● **SUPPLIED ENTRIES**
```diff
@@ -581,14 +633,14 @@
         if constexpr (kOrFold)
           need2[t & 1] = min(need2[t & 1], fits ? nd : static_cast<int>(kNever));
         else
-          nm1[t] = __float_as_int(static_cast<float>(fits ? nd : static_cast<int>(kNever)) - 0.5f);
+          nm1[t] = __float_as_int(static_cast<float>(fits ? nd : static_cast<int>(kNever)) - (kCodes2 ? 0.25f : 0.5f));
 #else
         nm1[t] = 64 * (fits ? nd : static_cast<int>(kNever)) - 1;
 #endif
       }
       if (!__any(some)) continue;
       c3c_v16f bias;
-      const float bias1 = __int_as_float(0x4b000000 | ((256 - need2[0]) << 9) | (256 - need2[1]));
+      const float bias1 = __int_as_float(0x4b000000 | (((256 - need2[0]) << kFieldFrac) << kFieldBits) | ((256 - need2[1]) << kFieldFrac));
       auto make_bias = [&]() {
 #pragma unroll
         for (int k = 0; k < 16; ++k) {
```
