template <typename T, int NKB, int CR> struct h2_launcher {
    typedef h2_type<T> Tr;
    typedef typename Tr::args args;
    static constexpr int CPW = Tr::template CPW<NKB>;
    const h2_grid<T, CR> g;
    const size_t lds;
    const int n, p, GS;
    const int fit;
    const args& ha;
    h2_launcher(psd_ctx* c, int n_, int p_, const args& ha_)
        : g(n_, ha_.xcd), lds(h2_lds<T>(n_)), n(n_), p(p_), GS((ha_.xcd && CR < g.RPL) ? g.RPL / CR : 0), fit(Tr::FIT ? c->hess_fit : 0), ha(ha_) {}
    void link(hipStream_t s, int i, int j, bool fused) const {
        psd_h2_geom q{NKB, g.nC, fused ? g.nT : 0, fused ? (n + 3) / 4 : 0};
        if constexpr (Tr::FIT) {
            if (fit) {
                const psd_h2_geom f = psd_h2_fit_chain(n, p, (i - 1) * p + (p - j), CR, GS, fused);
                if (fit & 1) q.nC = f.nC;
                if (fit & 2) q.NK = f.NK;
                if (fit & 4) q.nT = f.nT, q.nB = f.nB;
                const int grid = q.nC + q.nT + q.nB;
                switch (q.NK) {
                    case 4: if constexpr (NKB > 4) return Tr::template link<4, CR>(grid, lds, s, ha, n, i, j, q.nC, q.nT); break;
                    case 8: if constexpr (NKB > 8) return Tr::template link<8, CR>(grid, lds, s, ha, n, i, j, q.nC, q.nT); break;
                    case 16: if constexpr (NKB > 16) return Tr::template link<16, CR>(grid, lds, s, ha, n, i, j, q.nC, q.nT); break;
                    default: break;
                }
            }
        }
        Tr::template link<NKB, CR>(q.nC + q.nT + q.nB, lds, s, ha, n, i, j, q.nC, q.nT);
    }
    void bulk(hipStream_t s, int idx0, int K) const {
        psd_h2_geom q{NKB, 0, g.nT, (n + 3) / 4};
        if constexpr (Tr::FIT) {
            if (fit) {
                psd_h2_geom f = q;
                psd_h2_fit_panel(n, p, idx0, K, 4 * CPW, f);
                if (fit & 4) q.nT = f.nT, q.nB = f.nB;
                if (fit & 8) q.NK = f.NK;
                const int gx = q.nT + q.nB > 0 ? q.nT + q.nB : 1;
                switch (q.NK) {
                    case 4: if constexpr (NKB > 4) return Tr::template bulk<4, CPW>(gx, K, lds, s, ha, n, idx0, q.nT); break;
                    case 8: if constexpr (NKB > 8) return Tr::template bulk<8, CPW>(gx, K, lds, s, ha, n, idx0, q.nT); break;
                    case 16: if constexpr (NKB > 16) return Tr::template bulk<16, CPW>(gx, K, lds, s, ha, n, idx0, q.nT); break;
                    default: break;
                }
            }
        }
        Tr::template bulk<NKB, CPW>(q.nT + q.nB > 0 ? q.nT + q.nB : 1, K, lds, s, ha, n, idx0, q.nT);
    }
};

constexpr size_t PSD_H2_EVENTS = 34;
int h2_events(psd_ctx* c) {
    std::vector<hipEvent_t> made;
    for (size_t q = c->h2ev.size(); q < PSD_H2_EVENTS; ++q) {
        hipEvent_t e = nullptr;
        const int rc = (int)hipEventCreateWithFlags(&e, hipEventDisableTiming);
        if (rc != 0) {
            for (hipEvent_t m : made) (void)hipEventDestroy(m);
            return PSD_INFO_RUNTIME + (rc & 0xffff);
        }
        made.push_back(e);
// ... 62 lines not shown
        PSD_CHECK(hipStreamWaitEvent(c->stream, evJ, 0));
    }
    PSD_CHECK(hipStreamWaitEvent(c->stream, evB[(nbatch - 1) & 7], 0));
    return 0;
}

template <typename T, int NK, int CR>
int h2_form(psd_ctx* c, int n, int p, const typename h2_type<T>::args& ha, int K, int NS) {
    return NS ? h2_chain<T, NK, CR>(c, n, p, ha, K, NS) : h2_launches<T, NK, CR>(c, n, p, ha);
}
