typedef short pk_s2 __attribute__((ext_vector_type(2)));
template <int VAR> __device__ __forceinline__ int pk_add(int a, int b) {
    if constexpr (VAR >= 1) return __builtin_bit_cast(int, __builtin_elementwise_add_sat(__builtin_bit_cast(pk_s2, a), __builtin_bit_cast(pk_s2, b)));
    else { int r; asm("v_pk_add_i16 %0, %1, %2 clamp" : "=v"(r) : "v"(a), "v"(b)); return r; }
}
template <int VAR> __device__ __forceinline__ int pk_max(int a, int b) {
    if constexpr (VAR >= 1) return __builtin_bit_cast(int, __builtin_elementwise_max(__builtin_bit_cast(pk_s2, a), __builtin_bit_cast(pk_s2, b)));
    else { int r; asm("v_pk_max_i16 %0, %1, %2" : "=v"(r) : "v"(a), "v"(b)); return r; }
}
__device__ __forceinline__ int pk_sub(int a, int b) { int r; asm("v_pk_sub_i16 %0, %1, %2 clamp" : "=v"(r) : "v"(a), "v"(b)); return r; }
__device__ __forceinline__ int pk_neg_mask(int d, int fifteen) { int r; asm("v_pk_ashrrev_i16 %0, %1, %2" : "=v"(r) : "v"(fifteen), "v"(d)); return r; }
template <int VAR> __device__ __forceinline__ int pk_lt_mask(int a, int b, int fifteen) {
    if constexpr (VAR >= 1) {
        int r;
        asm("v_pk_sub_i16 %0, %1, %2 clamp\n\tv_pk_ashrrev_i16 %0, 15, %0 op_sel_hi:[0,1]" : "=&v"(r) : "v"(a), "v"(b));
        return r;
    } else {
        return pk_neg_mask(pk_sub(a, b), fifteen);
    }
}
__device__ __forceinline__ int pk_pack(int lo, int hi) { return (int)__builtin_amdgcn_perm((unsigned)hi, (unsigned)lo, 0x05040100u); }
__device__ __forceinline__ int pk_half(int x, int h) { return h ? (x >> 16) : ((x << 16) >> 16); }
__device__ __forceinline__ int clamp16(int x) { return x < -32768 ? -32768 : (x > 32767 ? 32767 : x); }

constexpr int NEG16 = (int)0x80008000u;


template <class M>
struct Dump16 {
    using W1 = WaveDP<M, 1, MODE_SCORE, false, true, false, false, 0, 1>;
    static constexpr bool live(int s) { return M::NDES > 0 && W1::slot_live(s, 0); }
    static constexpr bool inner(int s) { return s != M::START && s != M::END; }
    static constexpr int n_inner() { int n = 0; for (int s = 0; s < M::NS; s++) n += inner(s); return n; }
    static constexpr int n_live() { int n = 0; for (int s = 0; s < M::NS; s++) n += (inner(s) && live(s)); return n; }
    static constexpr int NH = n_inner() + n_live();
    static constexpr int SEEDW16 = (NH + 1) / 2;
    static constexpr int half_of_sc(int s) { int n = 0; for (int x = 0; x < s; x++) n += inner(x); return n; }
    static constexpr int half_of_il(int s) { int n = n_inner(); for (int x = 0; x < s; x++) n += (inner(x) && live(x)); return n; }
    static constexpr int state_of_half(int h) {
        if (h < n_inner()) { for (int s = 0; s < M::NS; s++) if (inner(s) && half_of_sc(s) == h) return s; return -1; }
        for (int s = 0; s < M::NS; s++) if (inner(s) && live(s) && half_of_il(s) == h) return s;
        return -1;
    }
};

● **TASK TO CARRY OUT**
Find the line that contains "static constexpr int NH". Restate it and all lines after it exactly, ending with the final line of the data.

● **RESPONSE AREA**
    static constexpr int NH = n_inner() + n_live();
    static constexpr int SEEDW16 = (NH + 1) / 2;
    static constexpr int half_of_sc(int s) { int n = 0; for (int x = 0; x < s; x++) n += inner(x); return n; }
    static constexpr int half_of_il(int s) { int n = n_inner(); for (int x = 0; x < s; x++) n += (inner(x) && live(x)); return n; }
    static constexpr int state_of_half(int h) {
        if (h < n_inner()) { for (int s = 0; s < M::NS; s++) if (inner(s) && half_of_sc(s) == h) return s; return -1; }
        for (int s = 0; s < M::NS; s++) if (inner(s) && live(s) && half_of_il(s) == h) return s;
        return -1;
    }
};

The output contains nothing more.